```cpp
#define RP_MAX_BLOCKS 128
#define RP_SPIN_TICKS 100000000ull
static_assert(COOP_WORDS * 4 <= RES_NR * 65 * 8, "the cooperative matcher's scratch lives in a wavefront's reduction transpose buffer");
struct RpShared {
    double red[4][RES_NR][65];
    double wsum[4][RES_NR];
    double pc[108];
    double st[24];
    double prior[24];
    double sums[48];
    double X[36], y[6], sol[18];
    double M[108], XM[108];
    double tot[4];
    int rematch, stop;
};
IMD void lds_wave_sync() {
    __builtin_amdgcn_fence(__ATOMIC_RELEASE, "workgroup");
    __builtin_amdgcn_wave_barrier();
    __builtin_amdgcn_fence(__ATOMIC_ACQUIRE, "workgroup");
}
__device__ __forceinline__ void rp_prior_minus_state(const RpShared& S, double* __restrict__ R12, double* __restrict__ vec6) {
#pragma unroll
    for (int k = 0; k < 12; k++) R12[k] = S.st[k];
    double Rt[9], rotd[9], pR[9];
#pragma unroll
    for (int k = 0; k < 9; k++) pR[k] = S.prior[k];
#pragma unroll
    for (int i = 0; i < 3; i++)
#pragma unroll
        for (int j2 = 0; j2 < 3; j2++) Rt[i * 3 + j2] = R12[j2 * 3 + i];
    m3_mul(Rt, pR, rotd);
    dev_so3_log(rotd, vec6);
#pragma unroll
    for (int k = 0; k < 3; k++) vec6[3 + k] = S.prior[9 + k] - R12[9 + k];
}
__device__ __forceinline__ void rp_update(RpShared& S, const RegIterArgs& a, const int it, const int lane, const bool writer, const double* __restrict__ R12,
                                          const double* __restrict__ vec6, unsigned long long* dbg) {
    unsigned long long tk = dbg ? __builtin_readcyclecounter() : 0;
#define EDBG(k) do { if (dbg) { const unsigned long long _t = __builtin_readcyclecounter(); if (lane == 0 && writer) dbg[40 + (k)] += _t - tk; tk = _t; } } while (0)
    const int own = lane < 18 ? lane : 0;
    const int row = (lane >= 6 && lane < 12) ? lane - 6 : 0;
    double hrow[6], trow[6];
#pragma unroll
    for (int c = 0; c < 6; c++) { hrow[c] = S.sums[row * 6 + c]; trow[c] = S.pc[36 + (own >= 6 ? own - 6 : 0) * 6 + c]; }
    const double hz = S.sums[RES_HTZ + row];
    const double st_own = S.st[own + 6], prior_own = S.prior[own + 6];
    double w[6];
    {
        double sacc = 0;
#pragma unroll
        for (int c = 0; c < 6; c++) sacc += hrow[c] * vec6[c];
        const double wl = hz - sacc;
#pragma unroll
        for (int c = 0; c < 6; c++) w[c] = rl_d(wl, 6 + c);
    }
    double c6[6];
    {
        const int j = lane < 12 ? lane : 0;
#pragma unroll
        for (int r = 0; r < 6; r++) c6[r] = j < 6 ? S.sums[r * 6 + j] + S.pc[r * 6 + j] : ((r == j - 6) ? 1.0 : 0.0);
#pragma unroll
        for (int col = 0; col < 6; col++) {
            const double d = rl_d(c6[col], col);
            double f[6];
#pragma unroll
            for (int r = 0; r < 6; r++) f[r] = rl_d(c6[r], col);
            c6[col] = c6[col] * fast_rcp(d);
// ... 133 lines not shown
    }
    const int G = (int)gridDim.x - 1;
    if ((int)blockIdx.x == G) {
        if (a.pad & 1) map_update_tail(m, host_counters);
        __threadfence();
        __syncthreads();
        if (threadIdx.x == 0) dev_publish(&slots[RP_TAIL_WORD], 1.0);
        return;
    }
    if (wv == 0) {
        double c6[6], trw[2][6];
        const int j = lane < 12 ? lane : 0;
#pragma unroll
        for (int r = 0; r < 6; r++) c6[r] = j < 6 ? a.mat[r * 18 + j] : ((r == j - 6) ? 1.0 : 0.0);
#pragma unroll
        for (int h = 0; h < 2; h++) {
            const int e = lane + 64 * h, i = e < 72 ? e / 6 : 0;
#pragma unroll
            for (int k = 0; k < 6; k++) trw[h][k] = a.mat[(6 + i) * 18 + k];
        }
        const double st_l = a.st[lane < 24 ? lane : 0], prior_l = a.prior[lane < 24 ? lane : 0];
#pragma unroll
        for (int col = 0; col < 6; col++) {
            const double d = rl_d(c6[col], col);
            double f[6];
#pragma unroll
            for (int r = 0; r < 6; r++) f[r] = rl_d(c6[r], col);
            c6[col] = c6[col] * fast_rcp(d);
#pragma unroll
            for (int r = 0; r < 6; r++) if (r != col) c6[r] -= f[r] * c6[col];
        }
        if (lane >= 6 && lane < 12) {
#pragma unroll
            for (int r = 0; r < 6; r++) S.pc[r * 6 + (lane - 6)] = c6[r];
        }
        lds_wave_sync();
#pragma unroll
        for (int h = 0; h < 2; h++) {
            const int e = lane + 64 * h;
            if (e < 72) {
                const int q = e % 6;
                double sacc = 0;
#pragma unroll
                for (int k = 0; k < 6; k++) sacc += trw[h][k] * S.pc[k * 6 + q];
                S.pc[36 + e] = sacc;
            }
        }
        if (lane < 24) { S.st[lane] = st_l; S.prior[lane] = prior_l; }
        if (lane == 0) { S.rematch = 0; S.stop = 0; S.tot[0] = S.tot[1] = S.tot[2] = S.tot[3] = 0.0; }
    }
    __syncthreads();
    const int ntiles = (n + 63) / 64;
    const bool one_tile = ntiles <= G * 4;
    PointPrep prep = {};
    prep.key = PREP_NO_KEY; prep.root = -1;
    for (int it = 0; it < a.max_iter; it++) {
        unsigned long long* const tr = (sp.dbg && threadIdx.x == 0 && it < 8) ? sp.dbg + (64 + 16384 * 8) + ((size_t)it * 512 + blockIdx.x) * 8 : nullptr;
        if (tr) {
            tr[0] = __builtin_amdgcn_s_memrealtime();
            if (it == 0) tr[4] = t_entry;
            if (it == 1) { tr[4] = (unsigned long long)__builtin_amdgcn_s_getreg((4) | (0 << 6) | (31 << 11)); tr[5] = (unsigned long long)__builtin_amdgcn_s_getreg((20) | (0 << 6) | (31 << 11)); }
        }
        if (sp.dbg && threadIdx.x == 0) { atomicAdd(&sp.dbg[6], 1ull); if (blockIdx.x == 0) atomicAdd(&sp.dbg[7], 1ull); }
        double Rm[9], tv[3], RextR[9];
#pragma unroll
        for (int k = 0; k < 9; k++) Rm[k] = uni_d(S.st[k]);
#pragma unroll
        for (int k = 0; k < 3; k++) tv[k] = uni_d(S.st[9 + k]);
        {
            double t9[9];
            m3_mul(Rm, sp.extR, t9);
#pragma unroll
            for (int k = 0; k < 9; k++) RextR[k] = uni_d(t9[k]);
        }
        if (sp.dbg) tprev = __builtin_readcyclecounter();
        double acc[RES_NR];
#pragma unroll
        for (int k = 0; k < RES_NR; k++) acc[k] = 0;
        for (int tile = blockIdx.x * 4 + wv; tile < ntiles; tile += G * 4) {
            const int i = tile * 64 + lane;
            if (i < n && !(one_tile && it > 0)) residual_prep(sp, pts, i, prep);
            residual_pass<COOP>(m, sp, Rm, tv, RextR, prep, i, acc, tprev, o_match, o_node, o_dis, o_rinv, o_normal, i < n, (unsigned int*)&S.red[wv][0][0]);
        }
        RDBG(3);
#pragma unroll
        for (int k = 0; k < RES_NR; k++) S.red[wv][k][lane] = acc[k];
        lds_wave_sync();
        {
            const int k = lane & 31, half = lane >> 5;
            double ssum = 0;
            for (int j = 0; j < 32; j++) ssum += S.red[wv][k][half * 32 + j];
            ssum += __shfl_xor(ssum, 32, 64);
            if (lane < RES_NR) S.wsum[wv][lane] = ssum;
        }
        __syncthreads();
        double* const pass_slots = slots + (size_t)it * RP_MAX_BLOCKS * RES_NR;
        if (wv == 0) {
            if (lane < RES_NR) dev_publish(&pass_slots[(size_t)blockIdx.x * RES_NR + lane], ((S.wsum[0][lane] + S.wsum[1][lane]) + S.wsum[2][lane]) + S.wsum[3][lane]);
            RDBG(4);
            if (tr) tr[1] = __builtin_amdgcn_s_memrealtime();
            const int k = lane & 31;
            double tot = 0;
            double R12[12], vec6[6];
            bool have_vec = false;
            __builtin_amdgcn_s_setprio(1);
            bool aborted = false;
            unsigned long long spin_t0 = 0;
            unsigned int spins = 0;
            for (int b0 = lane >> 5; b0 < G && !aborted; b0 += 64) {
                double v[32];
                for (;;) {
                    unsigned long long bits[32];
#pragma unroll
                    for (int u = 0; u < 32; u++) {
                        const int b = b0 + 2 * u;
                        bits[u] = 0;
                        if (b < G) bits[u] = __hip_atomic_load((const unsigned long long*)&pass_slots[(size_t)b * RES_NR + k], __ATOMIC_RELAXED, __HIP_MEMORY_SCOPE_AGENT);
                    }
                    unsigned long long tailbits = 0;
                    if (it == 0) tailbits = __hip_atomic_load((const unsigned long long*)&slots[RP_TAIL_WORD], __ATOMIC_RELAXED, __HIP_MEMORY_SCOPE_AGENT);
                    const unsigned long long abortbits = __hip_atomic_load((const unsigned long long*)&slots[RP_ABORT_WORD], __ATOMIC_RELAXED, __HIP_MEMORY_SCOPE_AGENT);
                    if (!have_vec) { rp_prior_minus_state(S, R12, vec6); have_vec = true; }
                    bool ok = tailbits != RP_SLOT_SENTINEL;
#pragma unroll
                    for (int u = 0; u < 32; u++) { ok = ok && bits[u] != RP_SLOT_SENTINEL; v[u] = __longlong_as_double((long long)bits[u]); }
                    if (__any(abortbits != RP_SLOT_SENTINEL) || (a.pad & 2)) { aborted = true; break; }
                    if (__all(ok)) break;
                    if ((++spins & 63u) == 0) {
                        const unsigned long long now = __builtin_amdgcn_s_memrealtime();
                        if (spin_t0 == 0) spin_t0 = now;
                        else if (now - spin_t0 > RP_SPIN_TICKS) { aborted = true; break; }
                    }
                    __builtin_amdgcn_s_sleep(1);
                }
#pragma unroll
// ... 1254 lines not shown
```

______

## [Exercise objective]
Copy each line of the listing that carries the string "void".

## [Written answer]
IMD void lds_wave_sync() {
__device__ __forceinline__ void rp_prior_minus_state(const RpShared& S, double* __restrict__ R12, double* __restrict__ vec6) {
__device__ __forceinline__ void rp_update(RpShared& S, const RegIterArgs& a, const int it, const int lane, const bool writer, const double* __restrict__ R12,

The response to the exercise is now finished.